• _PROBLEM STATEMENT_:
Please copy out every line in the entries that includes the word "extern".

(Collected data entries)
# PaddlePaddle/PGL

Hardware: AMD Instinct MI355X
Metric: aggregated edges/sec (GCN send+recv_sum, d=128) (higher is better)
Workload: dtype f32

## Files before the change

pgl_amd/csrc/aggregate.hip:

```cpp
#include "aggregate_flat.hpp"
#include "aggregate_dense2.hpp"

namespace pglamd {

int chunk_edges() {
    static int k = [] {
        const char* s = getenv("PGLAMD_CHUNK");
        int v = s ? atoi(s) : 256;
        if (v < 8) v = 8;
        return v / 8 * 8;
    }();
    return k;
}

int chunk_edges_for(int64_t num_edges) {
    if (getenv("PGLAMD_CHUNK")) return chunk_edges();
    return num_edges >= 12000000 ? 256 : num_edges >= 5000000 ? 128 : 64;
}

ProfileState& prof() { static ProfileState s; return s; }

int32_t launch_fixup_cols(const AggParams& p, int32_t dtype, int rcls, hipStream_t st) {
#define PGLAMD_FIXUP(T) (rcls == 0 ? launch_fixups<T, 1, 1, 0>(p, st) : launch_fixups<T, 1, 1, 1>(p, st))
    switch (dtype) {
// ... 57 lines not shown
    PGLAMD_LAUNCH_CHECK();
    return PGLAMD_OK;
}

template int32_t aggregate_typed<float>(PGLAMD_AGG_ARGS);
extern template int32_t aggregate_typed<double>(PGLAMD_AGG_ARGS);
extern template int32_t aggregate_typed<int32_t>(PGLAMD_AGG_ARGS);
extern template int32_t aggregate_typed<int64_t>(PGLAMD_AGG_ARGS);
extern template int32_t aggregate_typed<__half>(PGLAMD_AGG_ARGS);
extern template int32_t aggregate_typed<__hip_bfloat16>(PGLAMD_AGG_ARGS);

}

using namespace pglamd;

extern "C" size_t pglamd_aggregate_workspace_bytes(int64_t num_edges, int64_t dout, int32_t dtype) {
    size_t es = dtype_size(dtype);
    if (es == 0 || num_edges <= 0) return 256;
    int64_t k = chunk_edges_for(num_edges);
    if ((int64_t)(dout * (int64_t)es) <= group_row_bytes()) k = std::min<int64_t>(k, group_chunk_edges(16));
    const int64_t n_chunks = ceil_div(num_edges, k);
    const int64_t max_cols = 1024;
    const int64_t tile = dout < max_cols ? dout : max_cols;
    if (es == 2) es = 4;
    return SplitWs(n_chunks, tile, es).bytes() + 256;
}

static int32_t aggregate_entry(const void* x, int32_t dtype, int64_t dx, const void* y, int64_t dy, const int32_t* eid,
                               const int32_t* row, const int32_t* col, const int64_t* indptr, int64_t num_edges,
                               int64_t n_csr_rows, int64_t out_rows, int64_t dout, int32_t message_op, int32_t reduce_op,
                               const float* src_scale, const float* dst_scale, int32_t accumulate, void* out, void* workspace,
                               size_t workspace_bytes, const AggExtra& ex, void* stream) {
    if (!out || !indptr || (num_edges > 0 && (!x || !row))) return fail(PGLAMD_E_ARG, "aggregate: NULL pointer");
    if (num_edges < 0 || num_edges > kMaxEdges || n_csr_rows >= INT32_MAX || out_rows >= INT32_MAX)
        return fail(PGLAMD_E_RANGE, "aggregate: sizes beyond int32 engine range");
    if (dout <= 0 || dx <= 0 || dout % dx != 0 || (y && (dy <= 0 || dout % dy != 0)))
        return fail(PGLAMD_E_SHAPE, "aggregate: dx=%lld dy=%lld dout=%lld is not a trailing-dim broadcast",
                    (long long)dx, (long long)dy, (long long)dout);
    if (reduce_op < 0 || reduce_op > 3 || (y && (message_op < 0 || message_op > 3)))
        return fail(PGLAMD_E_ARG, "aggregate: bad op enum");
    if (ex.x2 && (ex.x_split < 0 || ex.x_split >= INT32_MAX)) return fail(PGLAMD_E_RANGE, "aggregate_ext: x_split out of range");
    hipStream_t st = static_cast<hipStream_t>(stream);
#define CALL(T) aggregate_typed<T>(x, dx, y, dy, eid, row, col, indptr, num_edges, n_csr_rows, out_rows, dout, \
                                   message_op, reduce_op, src_scale, dst_scale, accumulate, out, workspace, workspace_bytes, ex, st)
    switch (dtype) {
        case PGLAMD_F32: return CALL(float);
        case PGLAMD_F64: return CALL(double);
        case PGLAMD_I32: return CALL(int32_t);
        case PGLAMD_I64: return CALL(int64_t);
        case PGLAMD_F16: return CALL(__half);
        case PGLAMD_BF16: return CALL(__hip_bfloat16);
        default: return fail(PGLAMD_E_DTYPE, "aggregate: dtype %d not supported", dtype);
    }
#undef CALL
}

extern "C" int32_t pglamd_aggregate(const void* x, int32_t dtype, int64_t n_x_rows, int64_t dx, const void* y,
                                    int64_t dy, const int32_t* eid, const int32_t* row, const int32_t* col,
                                    const int64_t* indptr, int64_t num_edges, int64_t n_csr_rows,
                                    int64_t out_rows, int64_t dout, int32_t message_op, int32_t reduce_op,
                                    const float* src_scale, const float* dst_scale, int32_t accumulate, void* out,
                                    void* workspace, size_t workspace_bytes, void* stream) {
    (void)n_x_rows;
    return aggregate_entry(x, dtype, dx, y, dy, eid, row, col, indptr, num_edges, n_csr_rows, out_rows, dout, message_op, reduce_op,
                           src_scale, dst_scale, accumulate, out, workspace, workspace_bytes, AggExtra{}, stream);
}

extern "C" int32_t pglamd_aggregate_ext(const void* x, const void* x2, int64_t x_split, int32_t dtype, int64_t dx, int64_t ldx,
                                        const void* y, int64_t dy, const int32_t* eid, const int32_t* row, const int32_t* col,
                                        const int64_t* indptr, const int64_t* zero_indptr, int64_t max_row_edges,
                                        int64_t num_edges, int64_t n_csr_rows, int64_t out_rows, int64_t dout, int64_t ldout,
                                        int32_t message_op, int32_t reduce_op, const float* dst_scale, int32_t accumulate,
                                        void* out, void* workspace, size_t workspace_bytes, int32_t flags, void* stream) {
    if (ldx < 0 || ldout < 0) return fail(PGLAMD_E_ARG, "aggregate_ext: negative row stride");
    if (flags & ~PGLAMD_AGG_DEAL_CHUNKS) return fail(PGLAMD_E_ARG, "aggregate_ext: unknown flag bits 0x%x", (unsigned)flags);
    AggExtra ex;
    ex.x2 = x2; ex.x_split = x_split; ex.zero_indptr = zero_indptr; ex.max_row_edges = max_row_edges; ex.ldx = ldx; ex.ldo = ldout;
    ex.flags = flags;
    return aggregate_entry(x, dtype, dx, y, dy, eid, row, col, indptr, num_edges, n_csr_rows, out_rows, dout, message_op, reduce_op,
                           nullptr, dst_scale, accumulate, out, workspace, workspace_bytes, ex, stream);
}

namespace pglamd {
template <int VEC>
__global__ __launch_bounds__(kBlock) void agg_slice_combine_kernel(const int* __restrict__ long_rows, int n_long, const float* __restrict__ part,
                                                                  float* __restrict__ out, int d) {
    using V = VecT<float, VEC>;
    const int lane = threadIdx.x & (kWave - 1);
    const int i = wave_uniform((int)blockIdx.x * kWavesPerBlock + (threadIdx.x >> 6));
    if (i >= n_long) return;
    const int r = as_const(long_rows)[i];
    for (int j = lane * VEC; j < d; j += kWave * VEC) {
        float* dst = out + (int64_t)r * d + j;
        V acc = *reinterpret_cast<const V*>(dst);
        V v[kXcds];
#pragma unroll
        for (int s = 0; s < kXcds; ++s) v[s] = *reinterpret_cast<const V*>(part + ((int64_t)s * n_long + i) * d + j);
#pragma unroll
        for (int k = 0; k < VEC; ++k) {
            double a = acc.v[k];
#pragma unroll
            for (int s = 0; s < kXcds; ++s) a += (double)v[s].v[k];
            acc.v[k] = (float)a;
        }
        *reinterpret_cast<V*>(dst) = acc;
    }
}

struct SlicedWs {
    size_t table, part;
    SplitWs split;
    SlicedWs(int64_t n_chunks, int64_t d, int64_t n_hubs, int64_t n_long)
        : table(align_up((size_t)n_hubs * d * sizeof(float), 256)), part(align_up((size_t)kXcds * n_long * d * sizeof(float), 256)),
          split(n_chunks, d, sizeof(float)) {}
    size_t bytes() const { return table + part + split.bytes(); }
};
}

extern "C" size_t pglamd_aggregate_sliced_workspace_bytes(int64_t num_edges, int64_t d, int64_t n_hubs, int64_t n_long, int32_t chunk) {
    if (num_edges <= 0 || d <= 0 || n_hubs < 0 || n_long < 0 || chunk < 8) return 256;
    return SlicedWs(ceil_div(num_edges, chunk), d, n_hubs, n_long).bytes() + 256;
}

extern "C" int32_t pglamd_aggregate_sliced(const float* x, int64_t n_x_rows, int64_t d, const int32_t* hub_ids, int64_t n_hubs,
                                           const int32_t* row, const int32_t* col, const int64_t* indptr, int64_t num_edges,
                                           int64_t out_rows, const int32_t* long_rows, int64_t n_long, const int32_t* blocks,
                                           const int32_t* blocks_dev, int32_t chunk, float* out, void* workspace,
                                           size_t workspace_bytes, void* stream) {
    if (!x || !hub_ids || !row || !col || !indptr || !long_rows || !blocks || !blocks_dev || !out || !workspace)
        return fail(PGLAMD_E_ARG, "aggregate_sliced: NULL pointer");
    const int64_t n_rows = out_rows + kXcds * n_long;
    if (num_edges <= 0 || num_edges > kMaxEdges || n_x_rows <= 0 || n_hubs <= 0 || n_long <= 0 || out_rows <= 0 ||
        n_rows >= INT32_MAX || n_x_rows + n_hubs >= INT32_MAX)
        return fail(PGLAMD_E_RANGE, "aggregate_sliced: sizes beyond int32 engine range");
    if (chunk < 8 || chunk % 8 != 0) return fail(PGLAMD_E_ARG, "aggregate_sliced: chunk %d is not a positive multiple of 8", (int)chunk);
    const int vec = (d % 4 == 0 && d > 128) ? 4 : 2;
    if (d % vec != 0 || d / vec > kWave) return fail(PGLAMD_E_SHAPE, "aggregate_sliced: d = %lld is not an even width up to 128 or a multiple of 4 up to 256", (long long)d);
    if ((reinterpret_cast<uintptr_t>(x) | reinterpret_cast<uintptr_t>(out) | reinterpret_cast<uintptr_t>(workspace)) % (vec * sizeof(float)) != 0)
        return fail(PGLAMD_E_ARG, "aggregate_sliced: x / out / workspace must be %d-byte aligned", (int)(vec * sizeof(float)));
    const int64_t n_chunks = ceil_div(num_edges, chunk), nb = ceil_div(n_chunks, kWavesPerBlock);
    for (int s = 0; s <= kXcds; ++s) {
        const int64_t end = s < kXcds ? blocks[s + 1] : nb;
        if (blocks[s] < 0 || blocks[kXcds + 1 + s] < 0 || (int64_t)blocks[s] + blocks[kXcds + 1 + s] != end || (s == 0 && blocks[0] != 0))
            return fail(PGLAMD_E_ARG, "aggregate_sliced: block table does not tile the %lld blocks of the stream (segment %d)", (long long)nb, s);
    }
    const SlicedWs lay(n_chunks, d, n_hubs, n_long);
    if (workspace_bytes < lay.bytes() + 256) return fail(PGLAMD_E_WORKSPACE, "aggregate_sliced: workspace %zu < %zu", workspace_bytes, lay.bytes() + 256);
    hipStream_t st = static_cast<hipStream_t>(stream);
    char* ws = static_cast<char*>(workspace);
    float* table = reinterpret_cast<float*>(ws);
    float* part = reinterpret_cast<float*>(ws + lay.table);
    PGLAMD_TRY(pglamd_gather_rows(x, d, sizeof(float), hub_ids, 0, n_hubs, table, stream));
    AggParams p{};
    p.x = x; p.x2 = table - n_x_rows * d; p.x_split = (int)n_x_rows;
    p.out = out; p.pout = part - out_rows * d; p.slice_tab = blocks_dev;
    p.row = row; p.col = col; p.indptr = indptr; p.zero_indptr = indptr;
    p.ldx = d; p.ldo = d; p.out_rows = out_rows; p.n_csr_rows = n_rows; p.E = (int)num_edges;
    p.gy = 1; p.j_base = 0; p.tile_cols = (int)d; p.zvec = vec; p.align = 1;
    p.chunk = chunk; p.n_chunks = (int)n_chunks;
    lay.split.carve(p, ws + lay.table + lay.part);
    const int64_t per_xcd = slice_blocks_per_xcd(blocks);
    PGLAMD_TRY(vec == 4 ? launch_flat_sliced<4>(p, per_xcd, st) : launch_flat_sliced<2>(p, per_xcd, st));
    const unsigned grid = (unsigned)ceil_div(n_long, kWavesPerBlock);
    if (vec == 4) hipLaunchKernelGGL(agg_slice_combine_kernel<4>, dim3(grid), dim3(kBlock), 0, st, long_rows, (int)n_long, part, out, (int)d);
    else hipLaunchKernelGGL(agg_slice_combine_kernel<2>, dim3(grid), dim3(kBlock), 0, st, long_rows, (int)n_long, part, out, (int)d);
    PGLAMD_LAUNCH_CHECK();
    return PGLAMD_OK;
}
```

• _RESULT OF THIS EXERCISE_:
extern template int32_t aggregate_typed<double>(PGLAMD_AGG_ARGS);
extern template int32_t aggregate_typed<int32_t>(PGLAMD_AGG_ARGS);
extern template int32_t aggregate_typed<int64_t>(PGLAMD_AGG_ARGS);
extern template int32_t aggregate_typed<__half>(PGLAMD_AGG_ARGS);
extern template int32_t aggregate_typed<__hip_bfloat16>(PGLAMD_AGG_ARGS);
extern "C" size_t pglamd_aggregate_workspace_bytes(int64_t num_edges, int64_t dout, int32_t dtype) {
extern "C" int32_t pglamd_aggregate(const void* x, int32_t dtype, int64_t n_x_rows, int64_t dx, const void* y,
extern "C" int32_t pglamd_aggregate_ext(const void* x, const void* x2, int64_t x_split, int32_t dtype, int64_t dx, int64_t ldx,
extern "C" size_t pglamd_aggregate_sliced_workspace_bytes(int64_t num_edges, int64_t d, int64_t n_hubs, int64_t n_long, int32_t chunk) {
extern "C" int32_t pglamd_aggregate_sliced(const float* x, int64_t n_x_rows, int64_t d, const int32_t* hub_ids, int64_t n_hubs,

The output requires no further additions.